Transformer-based Clipped Contrastive Quantization Learning for Unsupervised Image Retrieval
Ayush Dubey, Shiv Ram Dubey, Satish Kumar Singh, Wei-Ta Chu
TL;DR
This work tackles unsupervised image retrieval by addressing two core issues: the reliance on CNN backbones with limited global context and the presence of false negatives in contrastive learning. It introduces TransClippedCLR, a Transformer-based framework that uses a Vision Transformer to capture global image context, product quantization to generate compact hash codes, and a clipped contrastive loss to mitigate false negatives, coupled with retrieval via asymmetric quantized similarity.

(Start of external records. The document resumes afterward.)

+        if (active) {
+            c32 z[8];
+            if (seq != EIGHT_SHORT) {
+                const int mirror = (63 - lane) * 4;
+#pragma unroll
+                for (int s = 0; s < 8; ++s) {
+                    const float mirrored = __int_as_float(__builtin_amdgcn_ds_bpermute(mirror, __float_as_int(ln_at(7 - s).y)));
+                    z[s] = pre_twiddle(ln_at(s).x, mirrored, tw[lane + 64 * s]);
+                }
+            } else {
+#pragma unroll
+                for (int s = 0; s < 8; ++s) {
+                    ldsf[short_row(s) + 2 * lane] = ln_at(s).x;
+                    ldsf[short_row(s) + 2 * lane + 1] = ln_at(s).y;
+                }
+                wave_sync();
+            }
+            if (fetch) {
+                if (ch == 0) {
+                    sb_next = side[chain_base0 + (size_t)tn];
+                    const float2 *src = reinterpret_cast<const float2 *>(coeffs + (chain_base0 + (size_t)tn) * 1024);
+#pragma unroll
+                    for (int s = 0; s < 8; ++s) line[s] = ld_line(src + lane + 64 * s);
+                }
+                if (ch == CH - 1) fetch1(tn, lane);
+            }
+            if (seq != EIGHT_SHORT) {
+                fft512_wave(z, lane, lds, lt);
+                if (seq == ONLY_LONG) long_tail(step_kind<ONLY_LONG>{});
+                else if (seq == LONG_START) long_tail(step_kind<LONG_START>{});
+                else long_tail(step_kind<LONG_STOP>{});
+            } else {
+                imdct_short_wave(lane, ldsf, tb.aac_tw_short, lt);
+                const float *sw = tabs + (shape ? kTabKbdShort : kTabSineShort);
+                const float *psw = tabs + (prev_shape ? kTabKbdShort : kTabSineShort);
+#pragma unroll 1
+                for (int e = 0; e < 4; ++e) {
+                    const int j0 = 4 * lane + 256 * e;
+                    float nd[4] = {0.0f, 0.0f, 0.0f, 0.0f};
+                    if (j0 < kP1) pcm_short4(ldsf, j0 + kP1, sw, psw, nd);
+                    *reinterpret_cast<float4 *>(my_slot + j0) = make_float4(nd[0], nd[1], nd[2], nd[3]);
+                }
+            }
+        }
+        if constexpr (KIND == kStepHalo) {
+            wave_sync();
+        } else {
+        wg_sync_lds();
+
+        if (active) {
+            float *frame_out = pcm + (chain_base + (size_t)t) * 1024;
+            float dst[2][8];
+            if (seq != EIGHT_SHORT) {
+#pragma unroll
+                for (int h = 0; h < 2; ++h) {
+                    const int m2 = lane + 64 * h;
+                    float dl[8];
+                    load_slot(prev_slot, m2, dl);
+#pragma unroll
+                    for (int q = 0; q < 8; ++q) dst[h][q] = dl[q] + xw[h][q];
+                    if (seq == LONG_STOP) {
+#pragma unroll
+                        for (int q = 0; q < 8; ++q) {
+                            const int j = q < 4 ? 4 * m2 + q : 1020 - 4 * m2 + (q - 4);
+                            dst[h][q] = j < kP0 ? dl[q] : dst[h][q];
+                        }
+                    }
+                }
+            } else {
+                const float *sw = tabs + (shape ? kTabKbdShort : kTabSineShort);
+                const float *psw = tabs + (prev_shape ? kTabKbdShort : kTabSineShort);
+#pragma unroll 1
+                for (int e = 0; e < 4; ++e) {
+                    const int j0 = 4 * lane + 256 * e;
+                    const float4 d = *reinterpret_cast<const float4 *>(prev_slot + j0);
+                    float o[4] = {d.x, d.y, d.z, d.w};
+                    if (j0 >= kP0) {
+                        float ps[4];
+                        pcm_short4(ldsf, j0 - kP0, sw, psw, ps);
+#pragma unroll
+                        for (int q = 0; q < 4; ++q) o[q] = o[q] + ps[q];
+                    }
+                    *reinterpret_cast<float4 *>(prev_slot + j0) = make_float4(o[0], o[1], o[2], o[3]);
+                }
+                wave_sync();
+#pragma unroll
+                for (int h = 0; h < 2; ++h) load_slot(prev_slot, lane + 64 * h, dst[h]);
+            }
+#pragma unroll
+            for (int h = 0; h < 2; ++h) st_slot(frame_out, lane + 64 * h, dst[h]);
+            if constexpr (KIND == kStepFull && !JS) settle_prefetch(line);
+            if (t + 1 == (long)frames_per_chain) {
+                float4 *d = reinterpret_cast<float4 *>(delay_out + (size_t)(ch ? chain1 : chain) * 1024);
+#pragma unroll
+                for (int q = 0; q < 4; ++q) d[lane + 64 * q] = reinterpret_cast<const float4 *>(my_slot)[lane + 64 * q];
+            }
+        }
+        wg_sync_lds();
+        }
+        }
+    };
+
+    if (has_halo && wave == 3) step(step_kind<kStepHalo>{}, -1, t_begin - 1, true);
+    if constexpr (!JS) settle_prefetch(line);
+    const int n_full = (int)((t_end - t_begin) >> 2);
+    long t = t_begin + wave;
+#pragma unroll 1
+    for (int i = 0; i < n_full; ++i, t += 4) step(step_kind<kStepFull>{}, i, t, true);
+    if ((t_end - t_begin) & 3) step(step_kind<kStepRagged>{}, n_full, t, t < t_end);
diff --git a/symphonia_amd/csrc/batch_copy.hip b/symphonia_amd/csrc/batch_copy.hip
--- a/symphonia_amd/csrc/batch_copy.hip
+++ b/symphonia_amd/csrc/batch_copy.hip
@@ -312,3 +312,5 @@
 #include "adpcm.hip"
 
 #include "pcm_decode.hip"
+
+#include "aac_rows.hip"
diff --git a/symphonia_amd/csrc/batcher.cpp b/symphonia_amd/csrc/batcher.cpp
--- a/symphonia_amd/csrc/batcher.cpp
+++ b/symphonia_amd/csrc/batcher.cpp
@@ -230,6 +230,7 @@
     size_t dma_bytes = 0;
     size_t chunk_div = 2;
     size_t chunk_min = (size_t)8192 << 10;
+    unsigned walk_workgroups = kAacRowsWorkgroups;
 };
 
 struct Group {
@@ -249,6 +250,9 @@
     const uint64_t *done_flag = nullptr;
     uint64_t done_seq = 0;
     char *d_in[kMaxIn] = {}, *d_state_in[kMaxState] = {}, *d_state_out[kMaxState] = {}, *d_out = nullptr;
+    bool aac_rows = false, aac_rows_split = false;
+    AacRow *h_rows = nullptr;
+    float *h_delay_in = nullptr;
     size_t row_pitch = 0;
     LaunchKnobs knobs;
     std::vector<VorbisUsed> used;
@@ -442,6 +446,14 @@
     return SYMACCEL_OK;
 }
 
+int check_aac_side(const PlaneSizes &ps, size_t units, const TicketView &v) {
+    const uint8_t *side = v.in<const uint8_t>(1);
+    uint8_t all = 0;
+    for (size_t i = 0, n = (size_t)v.n_chains * units; i < n; ++i) all |= side[i];
+    (void)ps;
+    return (all & 0xf0u) ? SYMACCEL_ERR_INVALID_ARG : SYMACCEL_OK;
+}
+
 int check_mpa12(size_t units, int param, TicketView &v) {
     const size_t rb = symaccel_mpa12_record_bytes(param);
     uint8_t *r = v.in<uint8_t>(1);
@@ -486,6 +498,7 @@
         if (g->kind == SYMACCEL_BATCH_ALAC_PREDICT) v.status = check_alac(g->param, v);
         if (g->kind == SYMACCEL_BATCH_ADPCM_DECODE) v.status = check_adpcm(g->units, g->param, v);
         if (g->kind == SYMACCEL_BATCH_MPA12_DECODE) v.status = check_mpa12(g->units, g->param, v);
+        if (g->kind == SYMACCEL_BATCH_AAC_SYNTH) v.status = check_aac_side(g->ps, g->units, v);
         if (v.status == SYMACCEL_OK) v.status = v.fmt_status;
         if (g->kind == SYMACCEL_BATCH_FLAC_RESTORE && flac_verify_param(g->param).verify && v.status != SYMACCEL_OK) {
             symaccel_md5_state *st = v.state<symaccel_md5_state>(0);
@@ -530,6 +543,15 @@
 void request_block(Group *g, size_t bound, BatchCopyDesc **descs, Carver &dev, Carver &host) {
     const PlaneSizes &ps = g->ps;
     host.want(descs, bound * sizeof(BatchCopyDesc));
+    if (g->aac_rows) {
+        for (int i = 0; i < ps.n_in; ++i) g->d_in[i] = nullptr;
+        g->d_state_in[0] = g->d_state_out[0] = nullptr;
+        g->d_out = nullptr;
+        host.want(&g->h_rows, g->chains * sizeof(AacRow));
+        host.want(&g->h_delay_in, g->aac_rows_split ? g->chains * ps.state[0] : 0);
+        g->mp3.request(dev, host, g->tickets);
+        return;
+    }
     for (int i = 0; i < ps.n_in; ++i) {
         g->d_in[i] = nullptr;
         if (ps.in_host_only[i]) continue;
@@ -583,7 +605,7 @@
     return SYMACCEL_OK;
 }
 
-Chunk next_chunk(const Group *g, size_t t0) {
+Chunk chunk_span(const Group *g, size_t t0) {
     const PlaneSizes &ps = g->ps;
     const size_t per_chain = std::max<size_t>(1, in_bytes_per_chain(ps));
     const size_t chunk_bytes = std::min<size_t>((size_t)32 << 20, std::max<size_t>(g->knobs.chunk_min, g->chains * per_chain / g->knobs.chunk_div));
@@ -594,6 +616,12 @@
     size_t t1 = t0;
     while (t1 < g->tickets && (ch.nc == 0 || ch.nc + g->views[t1].n_chains <= chunk_chains)) ch.nc += g->views[t1++].n_chains;
     ch.nt = t1 - t0;
+    return ch;
+}
+
+Chunk next_chunk(const Group *g, size_t t0) {
+    const PlaneSizes &ps = g->ps;
+    Chunk ch = chunk_span(g, t0);
     for (int i = 0; i < ps.n_in; ++i)
         if (g->d_in[i]) ch.in[i] = g->d_in[i] + (ps.in_per_ticket[i] ? t0 * ps.in[i] : (ch.c0 / ps.in_div[i]) * (i == 0 && g->row_pitch ? g->row_pitch : ps.in[i]));
     for (int i = 0; i < ps.n_state; ++i) {
@@ -753,12 +781,71 @@
     return launch_batch_copy(ctx, s, first, (size_t)(pw.w - first), scatter, pcm_stride, widening);
 }
 
+int launch_aac_rows_group(symaccel_ctx *ctx, Group *g, uint64_t *n_chunks, uint64_t *api_ns, uint64_t *n_allocs) {
+    const PlaneSizes &ps = g->ps;
+    const unsigned wgs = std::max(1u, g->knobs.walk_workgroups);
+    const size_t steps_per_chain = (g->units + 3) / 4;
+    struct Cut {
+        Chunk ch;
+        unsigned seg_steps;
+    };
+    std::vector<Cut> cuts;
+    g->aac_rows_split = false;
+    for (size_t t0 = 0; t0 < g->tickets;) {
+        const Chunk ch = chunk_span(g, t0);
+        size_t live_chains = 0;
+        for (size_t ti = ch.t0; ti < ch.t0 + ch.nt; ++ti) {
+            const TicketView &v = g->views[ti];
+            if (v.status != SYMACCEL_OK) continue;
+            live_chains += v.n_chains;
+        }
+        const unsigned seg_steps = aac_rows_seg_steps(ctx, live_chains, g->units, wgs);
+        g->aac_rows_split |= seg_steps < steps_per_chain;
+        cuts.push_back({ch, seg_steps});
+        t0 += ch.nt;
+    }
+    const size_t bound = piece_bound(g);
+    BatchCopyDesc *descs = nullptr;
+    SYM_TRY(carve_block(ctx, g, bound, &descs, n_allocs));
+    size_t n = 0;
+    for (const Cut &cut : cuts) {
+        const size_t n0 = n;
+        const bool split = cut.seg_steps < steps_per_chain;
+        for (size_t ti = cut.ch.t0; ti < cut.ch.t0 + cut.ch.nt; ++ti) {
+            const TicketView &v = g->views[ti];
+            if (v.status != SYMACCEL_OK) continue;
+            for (size_t c = 0; c < v.n_chains; ++c, ++n) {
+                AacRow &r = g->h_rows[n];
+                float *state = reinterpret_cast<float *>(v.slot + v.lay.state[0] + c * ps.state[0]);
+                r.coeffs = reinterpret_cast<const float *>(v.slot + v.lay.in[0] + c * ps.in[0]);
+                r.side = reinterpret_cast<const uint8_t *>(v.slot + v.lay.in[1] + c * ps.in[1]);
+                r.delay_in = state;
+                if (split) {
+                    float *copy = g->h_delay_in + n * 1024;
+                    std::memcpy(copy, state, ps.state[0]);
+                    r.delay_in = copy;
+                }
+                r.delay_out = state;
+                r.pcm = reinterpret_cast<float *>(v.slot + v.lay.out + c * ps.out);
+            }
+        }
+        const Clock::time_point api0 = Clock::now();
+        SYM_TRY(launch_aac_rows(ctx, ctx->stage_out, g->h_rows + n0, n - n0, g->units, cut.seg_steps, wgs));
+        *api_ns += ns_since(api0);
+        *n_chunks += 1;
+    }
+    return SYMACCEL_OK;
+}
+
 int launch_group_inner(Lane *lane, Group *g, uint64_t *n_chunks, uint64_t *api_ns, uint64_t *n_allocs) {
     symaccel_ctx *ctx = lane->ctx;
     if (!ctx->stage_in) SYM_GPU(ctx, hipStreamCreate(&ctx->stage_in));
     if (!ctx->stage_out) SYM_GPU(ctx, hipStreamCreate(&ctx->stage_out));
     prepare_views(g);
     validate_and_count(g);
+    g->aac_rows = g->kind == SYMACCEL_BATCH_AAC_SYNTH && !g->ps.in_place && aac_rows_available();
+    for (const TicketView &v : g->views) g->aac_rows = g->aac_rows && v.out_fmt == 0;
+    if (g->aac_rows) return launch_aac_rows_group(ctx, g, n_chunks, api_ns, n_allocs);
     const size_t bound = piece_bound(g);
     BatchCopyDesc *descs = nullptr;
     SYM_TRY(carve_block(ctx, g, bound, &descs, n_allocs));
@@ -1063,6 +1150,13 @@
     Locked l(b);
     if (lanes) b->want_lanes = (size_t)lanes;
     if (hint_bytes) b->hint_bytes = hint_bytes;
+    return SYMACCEL_OK;
+}
+
+int symaccel_batcher_set_walk_workgroups(symaccel_batcher *b, int workgroups) {
+    if (!b || workgroups < 0 || workgroups > 4096) return SYMACCEL_ERR_INVALID_ARG;
+    Locked l(b);
+    b->knobs.walk_workgroups = workgroups ? (unsigned)workgroups : kAacRowsWorkgroups;
     return SYMACCEL_OK;
 }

The approach delivers substantial gains across CIFAR-10, NUS-WIDE, and Flickr25K compared with state-of-the-art baselines, and demonstrates that clipping and larger batch sizes further boost performance. Overall, TransClippedCLR provides a scalable, effective solution for unsupervised image retrieval, with strong generalization to different backbones and code lengths.
Abstract
Unsupervised image retrieval aims to learn the important visual characteristics without any given level to retrieve the similar images for a given query image. The Convolutional Neural Network (CNN)-based approaches have been extensively exploited with self-supervised contrastive learning for image hashing. However, the existing approaches suffer due to lack of effective utilization of global features by CNNs and biased-ness created by false negative pairs in the contrastive learning. In this paper, we propose a TransClippedCLR model by encoding the global context of an image using Transformer having local context through patch based processing, by generating the hash codes through product quantization and by avoiding the potential false negative pairs through clipped contrastive learning. The proposed model is tested with superior performance for unsupervised image retrieval on benchmark datasets, including CIFAR10, NUS-Wide and Flickr25K, as compared to the recent state-of-the-art deep models. The results using the proposed clipped contrastive learning are greatly improved on all datasets as compared to same backbone network with vanilla contrastive learning.